Along the way, you'll get to know the other women of the temple. They are sisters in everything but actual blood. They are all stuck in the same situation after all, and come to rely on each other for they cannot tell anyone else about who and what they really are. The shadow controls even their voices when it so desires.


This is a story of personal horror for Anjia as she is slowly consumed by the darkness that controls her life. She begins the tale as an innocent young woman who slowly becomes more and more comfortable with the fate that has been forced upon her. Will she be able to escape this corruption and gain control of her life for the first time? That's still unknown. I'm expecting that there are tens of thousands of words still to come that I haven't written yet. But as usual, I'm writing this by the seat of my pants and I probably won't know those answers for a few months myself.


(And if you thought I was gonna tell you how it all ends in this blog post, well that's just silly. You should know better.)

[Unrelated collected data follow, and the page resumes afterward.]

template <int WM, int WN, int TM, int TN, bool VEC>
__global__ void __launch_bounds__(WM* WN * 64) igemm_kernel(const IgemmArgs a) {
  constexpr int NT = WM * WN * 64, BM = WM * TM * 32, BN = WN * TN * 32, LDK = 36;
  constexpr int RPP = NT / 8;
  constexpr int AP = BM / RPP, BP = BN / RPP;
  static_assert(BM % RPP == 0 && BN % RPP == 0, "tile/loader mismatch");
  constexpr int BUF = (BM + BN) * LDK;
  __shared__ __attribute__((aligned(16))) float smem[2 * BUF + BM * 5];
  int* rowinfo = reinterpret_cast<int*>(smem + 2 * BUF);
  int* outoff = rowinfo + BM * 4;

  const PhaseGeom& P = a.G.ph[blockIdx.z];
  const int mblk = blockIdx.x, nblk = blockIdx.y;
  if (mblk * BM >= P.M) return;
  const int tid = threadIdx.x, lane = tid & 63, wave = tid >> 6;
  const int wm = wave / WN, wn = wave % WN;
  const int Cg = a.G.Cg, Ncols = a.G.Ncols;
// ... 188 lines not shown
  constexpr bool DB = MODE == 1, GL = MODE >= 2, SK = MODE == 3;
  static_assert(!(GL && XF), "the LDS-DMA path cannot transform on load");
  constexpr int NT = WM * WN * 64, BM = WM * TM * 32, BN = WN * TN * 32, LDK = GL ? 32 : 36;
  constexpr int RPP = NT / 8;
  constexpr int AP = BM / RPP, BP = BN / RPP;
  static_assert(BM % RPP == 0 && BN % RPP == 0, "tile/loader mismatch");
  static_assert(!GL || RPP % 16 == 0, "swizzle key must not depend on the loader pass");
  constexpr int BUF = (BM + BN) * LDK;
  constexpr int NBUF = (DB || GL) ? 2 : 1;
  __shared__ __attribute__((aligned(16))) float smem[NBUF * BUF + BM * 5 + (MODE == 3 ? 4 + IGEMM_MAX_LIVE_TAPS : 0)];
  int* rowinfo = reinterpret_cast<int*>(smem + NBUF * BUF);
  int* outoff = rowinfo + BM * 4;
  int* tapmask = outoff + BM;
  int* taptab = tapmask + 4;

  int mblk, nblk, phase, split;
  igemm_block_id(a, mblk, nblk, phase, split);
  const PhaseGeom& P = a.G.ph[phase];
  if (mblk * BM >= P.M) return;
  if (a.stagger > 0) {
    const int q = (blockIdx.x >> 8) & 3;
    for (int i = 0; i < q * a.stagger; ++i) __builtin_amdgcn_s_sleep(64);
  }
  const int tid = threadIdx.x, lane = tid & 63, wave = tid >> 6;
  const int wm = wave / WN, wn = wave % WN;
  const int Cg = a.G.Cg, Ncols = a.G.Ncols;

  if (SK && tid < 3) tapmask[tid] = 0;
  if (SK) __syncthreads();
  for (int r = tid; r < BM; r += NT) {
    const int m = mblk * BM + r;
    int base = -1, bd = 0, bh = 0, bw = 0, oo = -1;
    if (m < P.M) {
      const int qw = m % P.Mw; int t = m / P.Mw;
      const int qh = t % P.Mh; t /= P.Mh;
      int qd, img;
      if (SK && a.dmajor > 0) { img = t % a.dmajor; qd = t / a.dmajor; }
      else { qd = t % P.Md; img = t / P.Md + P.img0; }
      base = img * a.gsN;
      bd = qd * a.G.Sd + P.Od; bh = qh * a.G.Sh + P.Oh; bw = qw * a.G.Sw + P.Ow;
      oo = (((img * a.G.Xd + qd * a.G.OSd + P.Pd) * a.G.Xh + qh * a.G.OSh + P.Ph) * a.G.Xw + qw * a.G.OSw + P.Pw) *
           Ncols;
      if (SK) {
        int md = 0, mh = 0, mw = 0;
        for (int j = 0; j < P.Td; ++j) md |= ((unsigned)(bd + a.G.J * j) < (unsigned)a.G.Gd ? 1 : 0) << j;
        for (int j = 0; j < P.Th; ++j) mh |= ((unsigned)(bh + a.G.J * j) < (unsigned)a.G.Gh ? 1 : 0) << j;
        for (int j = 0; j < P.Tw; ++j) mw |= ((unsigned)(bw + a.G.J * j) < (unsigned)a.G.Gw ? 1 : 0) << j;
        atomicOr(&tapmask[0], md); atomicOr(&tapmask[1], mh); atomicOr(&tapmask[2], mw);
      }
    }
    rowinfo[r * 4 + 0] = base; rowinfo[r * 4 + 1] = bd; rowinfo[r * 4 + 2] = bh; rowinfo[r * 4 + 3] = bw;
    outoff[r] = oo;
  }
  __syncthreads();
  if (SK) {
    if (tid == 0) {
      const int tmd = tapmask[0], tmh = tapmask[1], tmw = tapmask[2];
      int n = 0;
      for (int t = 0; t < P.Td * P.Th * P.Tw; ++t) {
        const int w_ = t % P.Tw, t2 = t / P.Tw, h_ = t2 % P.Th, d_ = t2 / P.Th;
        if (((tmd >> d_) & 1) & ((tmh >> h_) & 1) & ((tmw >> w_) & 1)) taptab[n++] = t;
      }
      tapmask[3] = n;
    }
    __syncthreads();
  }

  int rbase[AP], rbd[AP], rbh[AP], rbw[AP];
#pragma unroll
  for (int i = 0; i < AP; ++i) {
    const int r = (tid >> 3) + RPP * i;
    rbase[i] = rowinfo[r * 4 + 0]; rbd[i] = rowinfo[r * 4 + 1]; rbh[i] = rowinfo[r * 4 + 2]; rbw[i] = rowinfo[r * 4 + 3];
  }
  const int kchunk = GL ? (((tid & 7) ^ ((tid >> 4) & 7)) * 4) : (tid & 7) * 4;
  const int J = a.G.J, Gd = a.G.Gd, Gh = a.G.Gh, Gw = a.G.Gw;
  const int spt = Cg >> 5;
  const int nslab_all = SK ? __builtin_amdgcn_readfirstlane(tapmask[3]) * spt : P.K >> 5;
  const int per_split = SK ? (nslab_all + a.ksplit - 1) / a.ksplit : a.slabs_per_split;
  const int s_begin = split * per_split;
  const int s_last = a.ksplit > 1 ? (s_begin + per_split < nslab_all ? s_begin + per_split : nslab_all) : nslab_all;
// ... 644 lines not shown
      if (k > 1 && (t == TILE_256x128 || (live_taps && tiles_n >= 256))) break;
      const int64_t blocks = tiles_n * k;
      const double per_cu = (live_taps && t == TILE_128x128 && k == 1 && blocks >= 512) ? blocks / 256.0 : (double)((blocks + 255) / 256);
      const int slabs = gode_ceil_div(max_slabs, k);
      const double eff = ((per_cu >= 2 && resident >= 2) || t == TILE_256x128) ? eff2 : 0.8 * eff2;
      double cyc = per_cu * (4000.0 + slabs * cps / eff);
      if (k > 1) cyc += 2.4e9 * (2.5e-6 + (k + 1) * out_bytes / 3e12);
      if (cyc < best * 0.97) { best = cyc; best_tile = t; best_k = k; }
    }
  }
  if (cycles_out) *cycles_out = best;
  if (live_taps) {
    int64_t t128 = 0, t64 = 0;
    for (int i = 0; i < G.nphase; ++i) {
      t128 += (int64_t)gode_ceil_div(G.ph[i].M, 128) * gode_ceil_div(G.Ncols, 128);
      t64 += (int64_t)gode_ceil_div(G.ph[i].M, 64) * gode_ceil_div(G.Ncols, 64);
    }
    if (t128 < 256 && G.Ncols >= 64 && min_slabs == max_slabs) {
      int k = (int)((1152 + t64 / 2) / t64);
      if (k < 1) k = 1;
      while (k > 1 && (min_slabs / k < 8 || out_bytes * k > 192e6)) --k;
      best_tile = TILE_64x64; best_k = k;
    }
  }
  *tile_out = best_tile;
  sp_out->positions = positions;
  sp_out->ksplit = 1; sp_out->slabs_per_split = 0;
  if (best_k > 1) {
    sp_out->slabs_per_split = gode_ceil_div(max_slabs, best_k);
    sp_out->ksplit = gode_ceil_div(max_slabs, sp_out->slabs_per_split);
  }
}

Now, to be fair, light and shadow may sound like stand-ins for good and evil, but they're not exactly that. Light and shadow need balance in order for each to endure. The shadow needs the light. The light casts the shadow. But too much light can blind. It can burn life away. And despite everything Anjia and her sisters are going through, there is a true need for balance at play. The question is, do they truly provide the balance, or are they the thumb upon the scale?


There's also parallels to the conversation surrounding bodily autonomy in the real world to be found here--though certainly not in the same manner. The real world, as always, is far more important. However, this is a story that touches on the theme of personal freedom, or lack thereof--for if you don't have control of your own body, how can you truly be free? Some readers may choose to avoid such a tale, and I certainly understand why given the real world circumstances.


But if you're a reader of mine, you know I don't shy away from heavy topics, analogous as they may be. The Forbidden Scrolls Trilogy touches on ideas of racism and how the ability to dehumanize one group of people makes it easy to dehumanize them all. The Miranda Project is largely about one man's PTSD in the aftermath of prolonged brainwashing and torture. And The Stairs in the Woods tackles the themes regarding divorce, it's effect on the kids, as well as grief.


Well, to be fair, all of my books touch on grief.


Either way, I'm excited to bring this story to you. It is very different from anything else I've put out before, and that alone is exciting. But I really do love this story and where it's going. I hope you will too.